Twitter is Showing That People Are Anxious and Depressed

On May 31, the most commonly used words on English language Twitter included “terrorist,” “violence” and “racist.” This was about a week after George Floyd was killed, near the start of the protests that would last all summer.

Since the beginning of the pandemic, the Hedonometer’s sadness readings have set multiple records. This year, “there was a full month — and we never see this — there was a full month of days that the Hedonometer was reading sadder than the Boston Marathon day,” Dr. Danforth said. “Our collective attention is very ephemeral. So it was really remarkable then that the instrument, for the first time, showed this sustained, depressed mood, and then it got even worse, when the protests started.”

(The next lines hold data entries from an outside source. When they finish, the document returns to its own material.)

+            ds_window(r, w);                                           \
+            ds_issue(K, (j) + 4, woff, r);                       \
+        }                                                            \
+        __builtin_amdgcn_sched_barrier(0);                           \
+        ds_row_sums(w, generic, Q, h01, h23);                    \
+    }
+#define STX_DS_STEP(ro, re, i)                                                                                  \
+    {                                                                                                           \
+        pk16 h01[3], h23[3];                                                                                    \
+        STX_DS_ROW(ro, 2 * (i) + 1, h01, h23)                                                                   \
+        _Pragma("unroll") for (int c = 0; c < 3; c++) {                                                         \
+            P01[c] += h01[c] * pk_splat(4); P23[c] += h23[c] * pk_splat(4);                                     \
+            N01[c] += h01[c] * pk_splat(4); N23[c] += h23[c] * pk_splat(4);                                     \
+        }                                                                                                       \
+        STX_DS_ROW(re, 2 * (i) + 2, h01, h23)                                                                   \
+        const int y = Y0 + (i) - 1;                                                                             \
+        _Pragma("unroll") for (int c = 0; c < 3; c++) {                                                         \
+            const pk16 v01 = (P01[c] + h01[c] + pk_splat(128)) >> pk_splat(8);                                  \
+            const pk16 v23 = (P23[c] + h23[c] + pk_splat(128)) >> pk_splat(8);                                  \
+            P01[c] = N01[c] + h01[c] * pk_splat(6); P23[c] = N23[c] + h23[c] * pk_splat(6);                     \
+            N01[c] = h01[c]; N23[c] = h23[c];                                                                   \
+            if ((i) >= 1 && live > 0) {                                                                         \
+                const uint32_t b4 = __builtin_amdgcn_perm(unpk(v23), unpk(v01), 0x06040200u);                   \
+                STX_GAS uint8_t* o = dst + ((uint32_t)c * op + (uint32_t)y * os + (uint32_t)xo);                \
+                if (live == 4) *reinterpret_cast<STX_GAS uint32_t*>(o) = b4;                                    \
+                else {                                                                                          \
+                    o[0] = (uint8_t)b4;                                                                         \
+                    if (live > 1) o[1] = (uint8_t)(b4 >> 8);                                                    \
+                    if (live > 2) o[2] = (uint8_t)(b4 >> 16);                                                   \
+                }                                                                                               \
+            }                                                                                                   \
+        }                                                                                                       \
+    }
+    {
+        pk16 h01[3], h23[3];
+        STX_DS_ROW(r0, 0, h01, h23)
+#pragma unroll
+        for (int c = 0; c < 3; c++) {
+            P01[c] = P23[c] = pk_splat(0);
+            N01[c] = h01[c]; N23[c] = h23[c];
+        }
+    }
+    int i = 0;
+    for (; i < n; i += 2) {
+        STX_DS_STEP(r1, r2, i)
+        STX_DS_STEP(r3, r0, i + 1)
+    }
+    if (i == n) STX_DS_STEP(r1, r2, i)
+#undef STX_DS_STEP
+#undef STX_DS_ROW
+}
+
 STX_DEV int s6(int v) { return (v + 32) >> 6; }
 
 STX_DEV int trunc_small(float v) { return (int)v; }
@@ -2001,6 +2213,20 @@
 
 bool launched_ok() { return hipGetLastError() == hipSuccess; }
 
+bool mb_down_streams(const StxMbImage* h_images, int n, int level, bool weights)
+{
+    if (weights || level != 0) return false;
+    for (int i = 0; i < n; i++) {
+        const StxMbImage& im = h_images[i];
+        if (im.kind != 0 || !im.g_u8) return false;
+        if (!(im.left >= 0 && im.top >= 0 && im.left <= im.iw && im.fw - im.left - im.iw <= im.iw && im.top <= im.ih && im.fh - im.top - im.ih <= im.ih)) return false;
+        if (im.img0_stride <= 0 || im.img0_stride >= (1ll << 24) || im.g_stride[1] <= 0 || im.g_stride[1] >= (1ll << 24)) return false;
+        if ((long long)im.ih * im.img0_stride + 64 >= (1ll << 32) || 3 * im.g_plane[1] >= (1ll << 32)) return false;
+        if ((im.g_stride[1] | im.g_plane[1]) & 3) return false;
+    }
+    return true;
+}
+
 }
 
 bool stx_fast_mb_down_batch(stx_ctx* ctx, const StxMbImage* d_images, const StxMbImage* h_images, int n, int level, bool weights)
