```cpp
template <int R>
__device__ __forceinline__ void c0_load_half(const __half *__restrict__ p, int P, int H, int x, int y0, float4 (&v)[R])
{
// ... 64 lines not shown
    else asm("v_fma_mix_f32 %0, %1, %2, %3 op_sel_hi:[0,0,1]" : "=v"(d) : "v"(s), "s"(quarter), "v"(raw));
    return d;
}
template <int K>
__device__ __forceinline__ float c0_f_minus(const uint2 &h, float s)
{
    const unsigned raw = (K < 2) ? h.x : h.y;
    float d;
    if (K & 1) asm("v_fma_mix_f32 %0, %1, -4.0, -%2 op_sel:[1,0,0] op_sel_hi:[1,0,0]" : "=v"(d) : "v"(raw), "v"(s));
    else asm("v_fma_mix_f32 %0, %1, -4.0, -%2 op_sel_hi:[1,0,0]" : "=v"(d) : "v"(raw), "v"(s));
    return d;
}
__device__ __forceinline__ float c0_comp(const float4 &v, int k) { return k == 0 ? v.x : k == 1 ? v.y : k == 2 ? v.z : v.w; }


template <int T, int NW, int R, bool PRO, bool GEN, bool ZEROIN, int TAG = 0>
__global__ __launch_bounds__(NW * 64) __attribute__((amdgpu_waves_per_eu(4))) void k_cycle0(Field Uin, Field Uout, Field F, Field Fc, Field E, MGGeom g,
                                                    float *__restrict__ partial, ComposeArgs comp, float4 *__restrict__ bands, LmNodes lm, AbortFlag sat,
                                                    const RagMember *__restrict__ rag, int lev)
{
    constexpr int HY = 2 * T + 2, RH = NW * R;
    constexpr bool RAG = (TAG & C0_RAG) != 0;
    constexpr bool COMP = (TAG & C0_COMPOSED) != 0;
    static_assert(!COMP || (PRO && !GEN && R % 2 == 0), "composition of two prolongations exists on level 0 only");
    constexpr bool FINAL = (TAG & C0_FINAL) != 0;
    constexpr bool OUT = (TAG & C0_OUT) != 0, BANDS = ((TAG & C0_BANDS) != 0 || FINAL) && !OUT;
    static_assert(!OUT || (FINAL && !GEN), "bytes leave from the last level-0 launch only");
    static_assert(!(TAG & C0_BANDS) || !GEN, "cell shares exist on level 0 only");
    constexpr bool HF = (TAG & C0_F_HALF) != 0, HU = (TAG & C0_U_HALF) != 0;
    static_assert(!(HF && GEN), "float16 right-hand sides exist on level 0 only");
    constexpr bool L1H = (TAG & C0_L1_HALF) != 0;
    constexpr bool UQI = (TAG & C0_Q16_IN) != 0, UQO = (TAG & C0_Q16_OUT) != 0;
    static_assert(!((UQI || UQO) && (GEN || (HU && UQI) || (OUT && UQO))), "16-bit fields: level 0, between its launches");
    static_assert(!L1H || !GEN || ZEROIN, "float16 level-1 fields: the level-1 launch starts from a zero correction");
    static_assert(!(PRO && GEN), "the in-kernel prolongation relies on level 0's regular last interval");
    static_assert(2 * T + 2 <= C0_HX, "column halo too small");
    static_assert(R % 2 == 0, "bands must hold whole coarse-row pairs");
    __shared__ float4 edge[2][NW][2][64];
    __shared__ float2 hedge[2][NW][64];
    const int lane = threadIdx.x & 63;
    const int wv = __builtin_amdgcn_readfirstlane(threadIdx.x >> 6);
    int W = Uin.W, H = Uin.H;
    const int P = Uin.pitch;
    const int nbx = (W + (256 - 2 * C0_HX) - 1) / (256 - 2 * C0_HX), nby = (H + (RH - 2 * HY) - 1) / (RH - 2 * HY);
    const int tile = xcd_tile(blockIdx.x, gridDim.x);
    constexpr bool PACK = (TAG & C0_PACK) != 0;
    static_assert(!PACK || (GEN && ZEROIN && !PRO && !RAG), "packed column tiles: the coarse forms of one size");
    TileLane tl{};
    if constexpr (PACK) tl = coarse_tile_lane(coarse_tile_plan(W, H, Uin.C, 256 - 2 * C0_HX, C0_HX, RH - 2 * HY, false), Uin.C, 256 - 2 * C0_HX, C0_HX, tile, lane);
    const int bx = tile % nbx, by = PACK ? tl.by : (tile / nbx) % nby;
    const int c = PACK ? min(tl.c, Uin.C - 1) : tile / (nbx * nby);
    const int sl = PACK ? tl.sl : lane, lps = PACK ? tl.lps : 64;
    const bool live = !PACK || tl.c < Uin.C;
    if constexpr (RAG) {
        const RagMember &m = rag[c / 3];
        W = m.lw[lev]; H = m.lh[lev];
        if (bx * (256 - 2 * C0_HX) >= W || by * (RH - 2 * HY) >= H) {
            if (PRO && threadIdx.x == 0) partial[tile] = 0.f;
            return;
        }
        g = m.g[lev];
        if (PRO) E.H = m.lh[lev + 1];
        if ((TAG & C0_COMPOSED) != 0) { comp.g1 = m.g[lev + 1]; comp.E2.H = m.lh[lev + 2]; }
    }
    const int x = PACK ? tl.x : bx * (256 - 2 * C0_HX) - C0_HX + 4 * lane;
    const int y0 = by * (RH - 2 * HY) - HY + wv * R;
    float4 u[R], f[HF ? 1 : R];
    uint2 fh[HF ? R : 1];
    if (ZEROIN) {
#pragma unroll
        for (int r = 0; r < R; ++r) u[r] = make_float4(0.f, 0.f, 0.f, 0.f);
    } else if (HU) {
        c0_load_half<R>(reinterpret_cast<const __half *>(Uin.p) + (size_t)c * Uin.plane, P, H, x, y0, u);
    } else if (UQI) {
        c0_load_q16<R>(reinterpret_cast<const uint16_t *>(Uin.p) + (size_t)c * Uin.plane, P, H, x, y0, u);
    } else {
        c0_load<R>(Uin.at(c), P, H, x, y0, u);
    }
    constexpr int NE = R / 2 + 2, NQ = R / 4 + 3;
    float2 eab[PRO ? NE : 1];
    float ecc[PRO ? NE : 1];
// ... 135 lines not shown
                    m2 = fmaxf(fmaxf(m2, fabsf(Sj.y)), fabsf(Sj.w));
                }
                Sp = Sj;
            }
            m = fmaxf(m1, fmaxf(0.5f * m2, 0.25f * m4));
        };
        if (inner) prolong(std::false_type{});
        else if (x >= 0 && x <= W - 2 && y0 + R - 1 >= 1 && y0 <= H - 2) prolong(std::true_type{});
        if constexpr (HF) c0_load_half_raw<R>(reinterpret_cast<const __half *>(F.p) + (size_t)c * F.plane, P, H, x, y0, fh);
        else c0_load<R>(F.at(c), P, H, x, y0, f);
#pragma unroll
        for (int o = 32; o > 0; o >>= 1) m = fmaxf(m, __shfl_xor(m, o, 64));
        __shared__ float red[NW];
        if (lane == 0) red[wv] = m;
        __syncthreads();
        if (threadIdx.x == 0) {
            float mm = red[0];
#pragma unroll
            for (int w = 1; w < NW; ++w) mm = fmaxf(mm, red[w]);
            partial[tile] = mm;
        }
    }

    if constexpr (!GEN) {
#pragma unroll
        for (int r = 0; r < R; ++r) {
            if constexpr (HF) c0_scale_q(fh[r]);
            else f[r] = make_float4(-0.25f * f[r].x, -0.25f * f[r].y, -0.25f * f[r].z, -0.25f * f[r].w);
        }
    }
    const float quarter = 0.25f;
    (void)quarter;
    float cw0 = (GEN && x + 0 == g.x.n) ? g.x.cw_last : 1.0f, dx0 = (GEN && x + 0 == g.x.n) ? g.x.d_last : 2.0f;
    float cw1 = (GEN && x + 1 == g.x.n) ? g.x.cw_last : 1.0f, dx1 = (GEN && x + 1 == g.x.n) ? g.x.d_last : 2.0f;
    float cw2 = (GEN && x + 2 == g.x.n) ? g.x.cw_last : 1.0f, dx2 = (GEN && x + 2 == g.x.n) ? g.x.d_last : 2.0f;
// ... 167 lines not shown
                v1 = __builtin_fmaf(h1[r + 1], 0.5f, __builtin_fmaf(m1, 0.5f, h1[r]));
            }
            const float fy = (J == g.y.nc) ? 2.0f * g.y.inv_last : 1.0f;
            if constexpr (L1H && !GEN) {
                __half *o = reinterpret_cast<__half *>(Fc.p) + (size_t)c * Fc.plane + (size_t)J * Fc.pitch + I;
                if (I >= 1 && I <= g.x.nc) o[0] = __float2half_rn(v0 * (fx0 * fy));
                if (I + 1 >= 1 && I + 1 <= g.x.nc) o[1] = __float2half_rn(v1 * (fx1 * fy));
            } else {
            float *o = fc + (size_t)J * Fc.pitch + I;
            if (I >= 1 && I <= g.x.nc) o[0] = v0 * (fx0 * fy);
            if (I + 1 >= 1 && I + 1 <= g.x.nc) o[1] = v1 * (fx1 * fy);
            }
        }
    }

    if (sl < C0_HXQ || sl >= lps - C0_HXQ || !live || x >= P || x >= W) return;
    if constexpr (OUT) {
        uint8_t *__restrict__ q = reinterpret_cast<uint8_t *>(Uout.p) + (size_t)c * Uout.plane;
        const bool corr = lm.CN && x <= W - 2;
        const int Yc0 = max(y0, 0) >> 3;
        float nd[3][2] = { { 0.f, 0.f }, { 0.f, 0.f }, { 0.f, 0.f } };
        if (corr) {
            const float *__restrict__ pn = lm.CN + (size_t)c * lm.ny * lm.npitch + (x >> 3);
#pragma unroll
            for (int k = 0; k < 3; ++k) {
                const float *row = pn + (size_t)min(Yc0 + k, lm.ny - 1) * lm.npitch;
                nd[k][0] = row[0]; nd[k][1] = row[1];
            }
        }
#pragma unroll
        for (int r = 0; r < R; ++r) {
            const int yr = wv * R + r, y = y0 + r;
            if (!(yr >= HY && yr < RH - HY && y >= 1 && y <= H - 2)) continue;
            float4 v = u[r];
            if (corr) {
                const bool second = (y >> 3) != Yc0;
                lm_add4_nodes(second ? nd[1][0] : nd[0][0], second ? nd[1][1] : nd[0][1], second ? nd[2][0] : nd[1][0], second ? nd[2][1] : nd[1][1], x, y, v);
            }
            *reinterpret_cast<unsigned *>(q + (size_t)y * P + x) = lm_byte(v.x) | (lm_byte(v.y) << 8) | (lm_byte(v.z) << 16) | (lm_byte(v.w) << 24);
        }
        return;
    }
    if constexpr (GEN && L1H) {
        __half *__restrict__ outh = reinterpret_cast<__half *>(Uout.p) + (size_t)c * Uout.plane;
#pragma unroll
        for (int r = 0; r < R; ++r) {
            const int yr = wv * R + r, y = y0 + r;
            if (!(yr >= HY && yr < RH - HY && y >= 0 && y < H)) continue;
            const __half2 a = __floats2half2_rn(u[r].x, u[r].y), b2 = __floats2half2_rn(u[r].z, u[r].w);
            uint2 pk; pk.x = *reinterpret_cast<const unsigned *>(&a); pk.y = *reinterpret_cast<const unsigned *>(&b2);
            *reinterpret_cast<uint2 *>(outh + (size_t)y * P + x) = pk;
        }
        return;
    }
    if constexpr (UQO) {
        uint16_t *__restrict__ outq = reinterpret_cast<uint16_t *>(Uout.p) + (size_t)c * Uout.plane;
// ... 4 lines not shown
            if (!(yr >= HY && yr < RH - HY && y >= 0 && y < H)) continue;
            uint2 pk;
            pk.x = c0_q16_checked(u[r].x, s0) | (c0_q16_checked(u[r].y, s1) << 16);
            pk.y = c0_q16_checked(u[r].z, s2) | (c0_q16_checked(u[r].w, s3) << 16);
            *reinterpret_cast<uint2 *>(outq + (size_t)y * P + x) = pk;
        }
        const int seen = s0 | (x + 1 < W ? s1 : 0) | (x + 2 < W ? s2 : 0) | (x + 3 < W ? s3 : 0);
        if ((seen & ~0xffff) && sat.p) { *sat.p = sat.gen; if (sat.host) *sat.host = sat.gen; }
        return;
    }
    float *__restrict__ out = Uout.at(c);
#pragma unroll
    for (int r = 0; r < R; ++r) {
        const int yr = wv * R + r, y = y0 + r;
        if (yr >= HY && yr < RH - HY && y >= 0 && y < H) *reinterpret_cast<float4 *>(out + (size_t)y * P + x) = u[r];
    }
}

constexpr int C0_NW = 8, C0_R = 8;


using Cycle0Kernel = void (*)(Field, Field, Field, Field, Field, MGGeom, float *, ComposeArgs, float4 *, LmNodes, AbortFlag, const RagMember *, int);
struct Cycle0Form { int T; bool PRO; int TAG; Cycle0Kernel k; };
#define C0_FORM(T_, PRO_, TAG_) { T_, PRO_, TAG_, k_cycle0<T_, C0_NW, C0_R, PRO_, false, false, TAG_> }
#define C0_FORM_RAG(T_, PRO_, TAG_) C0_FORM(T_, PRO_, TAG_), C0_FORM(T_, PRO_, TAG_ | C0_RAG)
#define C0_FORM_TWIN(T_, PRO_, TAG_) C0_FORM(T_, PRO_, TAG_), C0_FORM(T_, PRO_, TAG_ | C0_TIMING)
constexpr int C0_FAST = C0_F_HALF | C0_L1_HALF, C0_FAST_CYCLE = C0_FAST | C0_COMPOSED, C0_Q16 = C0_Q16_IN | C0_Q16_OUT;
static constexpr Cycle0Form c0_forms[] = {
    C0_FORM_RAG(2, false, C0_FAST | C0_U_HALF | C0_Q16_OUT), C0_FORM(2, false, C0_FAST | C0_U_HALF | C0_Q16_OUT | C0_TIMING),
    C0_FORM_RAG(2, false, C0_FAST | C0_U_HALF), C0_FORM_RAG(2, false, C0_FAST),
// ... 6 lines not shown
    C0_FORM_TWIN(4, true, C0_COMPOSED | C0_F_HALF), C0_FORM(4, true, C0_COMPOSED | C0_F_HALF | C0_BANDS),
    C0_FORM(2, true, C0_COMPOSED | C0_F_HALF | C0_FINAL), C0_FORM(2, true, C0_COMPOSED | C0_F_HALF | C0_FINAL | C0_OUT),
    C0_FORM_TWIN(4, true, C0_COMPOSED), C0_FORM(4, true, C0_COMPOSED | C0_BANDS),
    C0_FORM(2, true, C0_COMPOSED | C0_FINAL), C0_FORM(2, true, C0_COMPOSED | C0_FINAL | C0_OUT),
    C0_FORM(1, false, C0_F_HALF | C0_U_HALF), C0_FORM(2, false, C0_F_HALF | C0_U_HALF),
    C0_FORM_TWIN(1, false, C0_F_HALF), C0_FORM_TWIN(2, false, C0_F_HALF), C0_FORM_TWIN(1, false, 0), C0_FORM_TWIN(2, false, 0),
    C0_FORM_TWIN(2, true, C0_F_HALF), C0_FORM_TWIN(3, true, C0_F_HALF), C0_FORM_TWIN(4, true, C0_F_HALF), C0_FORM(4, true, C0_F_HALF | C0_BANDS),
    C0_FORM_TWIN(2, true, 0), C0_FORM_TWIN(3, true, 0), C0_FORM_TWIN(4, true, 0), C0_FORM(4, true, C0_BANDS),
    C0_FORM(1, true, C0_F_HALF | C0_FINAL), C0_FORM(2, true, C0_F_HALF | C0_FINAL), C0_FORM(2, true, C0_F_HALF | C0_FINAL | C0_OUT),
    C0_FORM(1, true, C0_FINAL), C0_FORM(2, true, C0_FINAL), C0_FORM(2, true, C0_FINAL | C0_OUT),
};
#undef C0_FORM_TWIN
#undef C0_FORM_RAG
#undef C0_FORM

static const Cycle0Form *c0_find(const Cycle0Launch &d)
{
    const bool shares = d.bands && d.prolong && !d.final_cycle && d.sweeps == 4;
    const int TAG = (d.timing ? C0_TIMING : 0) | (d.f_half ? C0_F_HALF : 0) | (d.u_half ? C0_U_HALF : 0) | (d.final_cycle ? C0_FINAL : 0) |
                    (d.composed ? C0_COMPOSED : 0) | (d.out_bytes ? C0_OUT : 0) | (shares ? C0_BANDS : 0) | (d.l1_half ? C0_L1_HALF : 0) |
                    (d.q16_in ? C0_Q16_IN : 0) | (d.q16_out ? C0_Q16_OUT : 0) | (d.rag ? C0_RAG : 0);
    for (const Cycle0Form &f : c0_forms)
        if (f.TAG == TAG && f.T == d.sweeps && f.PRO == d.prolong) return &f;
    return nullptr;
}

bool cycle0_form(const Cycle0Launch &d, int &T, bool &PRO, int &TAG)
{
    const Cycle0Form *f = c0_find(d);
    if (f) { T = f->T; PRO = f->PRO; TAG = f->TAG; }
    return f != nullptr;
}
int cycle0_form_at(int i, int &T, bool &PRO, int &TAG)
{
    const int n = (int)(sizeof(c0_forms) / sizeof(c0_forms[0]));
    if (i >= 0 && i < n) { T = c0_forms[i].T; PRO = c0_forms[i].PRO; TAG = c0_forms[i].TAG; }
    return n;
}

int launch_cycle0(const Cycle0Launch &d)
{
    const Cycle0Form *f = c0_find(d);
    if (!f) return -1;
    const int blocks = cycle0_blocks(d.Uin.W, d.Uin.H, d.Uin.C, f->T);
    hipLaunchKernelGGL(f->k, dim3(blocks), dim3(C0_NW * 64), 0, d.s, d.Uin, d.Uout, d.F, d.Fc, d.E, d.g, d.partial, d.comp, d.bands, d.lm, d.sat, d.rag, 0);
    return f->PRO ? blocks : 0;
}

void cycle0_row_geometry(int H, int sweeps, int &nby, int &step, int &hy)
{
    const int RH = C0_NW * C0_R;
    hy = 2 * sweeps + 2; step = RH - 2 * hy; nby = (H + step - 1) / step;
}

int cycle0_blocks(int W, int H, int C, int sweeps)
{
// ... 56 lines not shown
```

seamlesscloneoptimization_amd/csrc/sc_hooks.cpp:

```cpp
#include "sc_instance.h"
#include <algorithm>
#include <cmath>
#include <cstring>
#include <vector>
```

James Pennebaker, an intellectual founder of online language analysis and a social psychologist at the University of Texas at Austin, became interested in what our choice of words reveals about ourselves — our moods, our characters — exactly at the moment when the internet was first supplying such an enormous stockpile of text to draw from and consider.

“These digital traces are markers that we’re not aware of, but they leave marks that tell us the degree to which you are avoiding things, the degree to which you are connected to people,” said Dr. Pennebaker, the author of “The Secret Life of Pronouns,” among other books. “They are telling us how you are paying attention to the world.”

But, Dr. Pennebaker said, one of the challenges of this line of research is that language itself is always evolving — and algorithms are notoriously bad at discerning context.

Take, for example, cursing. “Swear words have changed in the last 10 years,” he said, noting that now, far from necessarily being an expression of anger, cursing can be either utterly casual, or even positive, used to emphasize a point or express an enthusiasm. He is updating his electronic dictionaries accordingly.